**EXERCISE INSTRUCTIONS**
In the material below, find every line containing the string "compile" and return it.
(ENTRIES PROVIDED begins)
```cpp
int piece_ragged_len(int max_len) { return 32 * ((max_len + 31) / 32); }
bool piece_applies(const atr_aligner *a, int max_len, FilterParams *fp_out, PieceParams *pp_out) {
    if (!a->filterable || max_len < 1) return false;
    const FilterParams &fp = aligner_piece_filter_params(a);
    PieceParams pp;
    if (!piece_params(a->codes, a->p.m, fp.rows, a->p.k, a->flags, a->wildcard_ref || a->wildcard_query,
                      a->table_kind == ATR_TABLE_CUSTOM, fp.thr_row, max_len, pp, a->p.thr, a->p.min_overlap, fp.cert, a->p.indel)) return false;
    const int nw = (max_len + 31) / 32;
    if (nw < 3 || nw > 10) return false;
    if (fp_out) *fp_out = fp;
    if (pp_out) *pp_out = pp;
    return true;
}

static const jit::SpecKernel *piece_spec_for(const atr_aligner *a, const FilterParams &fp, const PieceParams &pp, bool ragged,
                                             int max_len, long long nreads, bool force, int ascii_stride = 0) {
    const int pol = jit::policy();
    if (pol == 0) return nullptr;
    const int nw = (max_len + 31) / 32;
    a->planes_seen += nreads;
    const bool compile = force || pol == 1 || a->planes_seen >= jit::min_reads();
    return jit::spec_kernel(a, fp, pp, nw, ragged, ragged ? 32 * nw : max_len, compile, ascii_stride);
}

static bool tail_spec_enabled() {
    const char *x = getenv("ATR_TAIL_SPEC");
    return !(x && x[0] == '0');
}

int prepare_locate_planes(const atr_aligner *a, int max_len, bool ragged) {
    FilterParams fp;
    PieceParams pp;
    if (!piece_applies(a, ragged ? piece_ragged_len(max_len) : max_len, &fp, &pp)) return 0;
    return piece_spec_for(a, fp, pp, ragged, max_len, 0, true) != nullptr ? 1 : 0;
}

int launch_planes_prepass(const atr_aligner *a, const uint4 *planes, const int32_t *lens, long long nreads, int max_len,
                          uint4 *out, void *work, hipStream_t st, int grid_div, PlanesCall *pc) {
    FilterParams fp;
    PieceParams pp;
    if (!piece_applies(a, lens ? piece_ragged_len(max_len) : max_len, &fp, &pp)) return (int)hipErrorInvalidValue;
    FastWork wk = fast_carve(work, nreads);
    wk.lpw = nreads <= 8192 ? 0 : 64;
    const int nw = (max_len + 31) / 32;
    const jit::SpecKernel *sk = piece_spec_for(a, fp, pp, lens != nullptr, max_len, nreads, false);
    wk.fused = fast_fused_scan() ? 1 : 0;
    if (wk.fused) {
        const hipError_t rc = hipMemsetAsync(wk.chunks, 0, (size_t)wk.nbins * 4, st);
        if (rc != hipSuccess) return (int)rc;
    }
    if (sk) {
        const long long want = ((nreads + 63) / 64 + 3) / 4;
        wk.nused = (int)std::max<long long>(1, std::min<long long>(std::max(1, sk->resident / std::max(1, grid_div)), want));
        const hipError_t rc = jit::spec_launch(sk, wk.nused, planes, lens, nreads, max_len, out, wk, st);
        if (rc != hipSuccess) return (int)rc;
    } else {
        switch (nw) {
        case 3: launch_piece_filter<3>(a, fp, pp, planes, lens, nreads, max_len, out, wk, st); break;
        case 4: launch_piece_filter<4>(a, fp, pp, planes, lens, nreads, max_len, out, wk, st); break;
        case 5: launch_piece_filter<5>(a, fp, pp, planes, lens, nreads, max_len, out, wk, st); break;
        case 6: launch_piece_filter<6>(a, fp, pp, planes, lens, nreads, max_len, out, wk, st); break;
        case 7: launch_piece_filter<7>(a, fp, pp, planes, lens, nreads, max_len, out, wk, st); break;
        case 8: launch_piece_filter<8>(a, fp, pp, planes, lens, nreads, max_len, out, wk, st); break;
        case 9: launch_piece_filter<9>(a, fp, pp, planes, lens, nreads, max_len, out, wk, st); break;
        default: launch_piece_filter<10>(a, fp, pp, planes, lens, nreads, max_len, out, wk, st); break;
        }
    }
    pc->wk = wk;
    pc->nw = nw;
    pc->tail = sk ? (void *)sk->tail : nullptr;
    return (int)hipGetLastError();
}

int launch_planes_tail(const atr_aligner *a, const uint4 *planes, const int32_t *lens, long long nreads, int max_len, uint4 *out,
                       const PlanesCall &pc, hipStream_t st, bool one_stream) {
    FastWork wk = pc.wk;
    if (!wk.fused) launch_fast_scan(wk, st);
    hipLaunchKernelGGL(piece_scatter_kernel, dim3(wk.nused), dim3(256), 0, st, nreads, a->p.m, wk);
    if (pc.tail && !one_stream && tail_spec_enabled()) {
        {
            const bool small = nreads <= 65536;
            const int win_blocks = (int)std::max<long long>(1, std::min<long long>((nreads + 3) / 4, 1024));
            const int band_blocks = (int)std::max<long long>(1, std::min<long long>(small ? (nreads + 3) / 4 : (nreads + 255) / 256, 4096));
            const hipError_t rc = jit::tail_launch((hipFunction_t)pc.tail, win_blocks, band_blocks, planes, lens, pc.nw, max_len, out, wk, st);
            return rc != hipSuccess ? (int)rc : (int)hipGetLastError();
        }
    }
    return launch_fast_dp(a, planes, lens, nreads, pc.nw, max_len, out, wk, nullptr, 0, 1, st, true, one_stream);
}

int launch_locate_planes_shared(const atr_aligner *a, const uint4 *planes, const int32_t *lens, long long nreads, int max_len,
                                uint4 *out, void *work, hipStream_t st, int grid_div, bool one_stream) {
    PlanesCall pc;
    const int rc = launch_planes_prepass(a, planes, lens, nreads, max_len, out, work, st, grid_div, &pc);
    if (rc != 0) return rc;
    return launch_planes_tail(a, planes, lens, nreads, max_len, out, pc, st, one_stream);
}

int launch_locate_ascii_fused(const atr_aligner *a, const uint8_t *ascii, long long row_stride, const int32_t *lens, long long nreads,
                              int max_len, const uint8_t table[256], uint4 *planes, uint4 *out, void *work, hipStream_t st) {
    FilterParams fp;
    PieceParams pp;
    if (!piece_applies(a, lens ? piece_ragged_len(max_len) : max_len, &fp, &pp)) return 1;
    const int nw = (max_len + 31) / 32;
    static const bool off = [] { const char *x = getenv("ATR_ASCII_FUSED"); return x && x[0] == '0'; }();
    if (off || nw > 8 || row_stride < max_len || row_stride > 256 || ((uintptr_t)ascii & 1)) return 1;
    const jit::SpecKernel *sk = piece_spec_for(a, fp, pp, lens != nullptr, max_len, nreads, jit::policy() != 0, (int)row_stride);
    if (!sk) return 1;
    FastWork wk = fast_carve(work, nreads);
    wk.lpw = nreads <= 8192 ? 0 : 64;
    wk.fused = fast_fused_scan() ? 1 : 0;
    if (wk.fused) {
        const hipError_t rc = hipMemsetAsync(wk.chunks, 0, (size_t)wk.nbins * 4, st);
        if (rc != hipSuccess) return (int)rc;
    }
    const long long want = ((nreads + 63) / 64 + 3) / 4;
    wk.nused = (int)std::max<long long>(1, std::min<long long>(sk->resident, want));
    const hipError_t rc = jit::spec_launch_ascii(sk, wk.nused, ascii, lens, nreads, max_len, out, wk, planes, table, st);
    if (rc != hipSuccess) return (int)rc;
    PlanesCall pc;
    pc.wk = wk;
    pc.nw = nw;
    pc.tail = (void *)sk->tail;
    return launch_planes_tail(a, planes, lens, nreads, max_len, out, pc, st, false);
}

int launch_locate_planes(const atr_aligner *a, const uint4 *planes, const int32_t *lens, long long nreads, int max_len, uint4 *out,
                         void *work, hipStream_t st) {
    return launch_locate_planes_shared(a, planes, lens, nreads, max_len, out, work, st, 1, false);
}

}
```

### atropos_amd/csrc/piece_spec.hip

```cpp
#include "piece_filter.hpp"

#define ATR_SPEC_WAVES (atr::spec::PP.nb > 5 ? (ATR_PIECE_WAVES(ATR_SPEC_NW) < 3 ? ATR_PIECE_WAVES(ATR_SPEC_NW) : 3) : ATR_PIECE_WAVES(ATR_SPEC_NW))
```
(ENTRIES PROVIDED ends)
**SOLUTION TO THIS TASK**
    const bool compile = force || pol == 1 || a->planes_seen >= jit::min_reads();
    return jit::spec_kernel(a, fp, pp, nw, ragged, ragged ? 32 * nw : max_len, compile, ascii_stride);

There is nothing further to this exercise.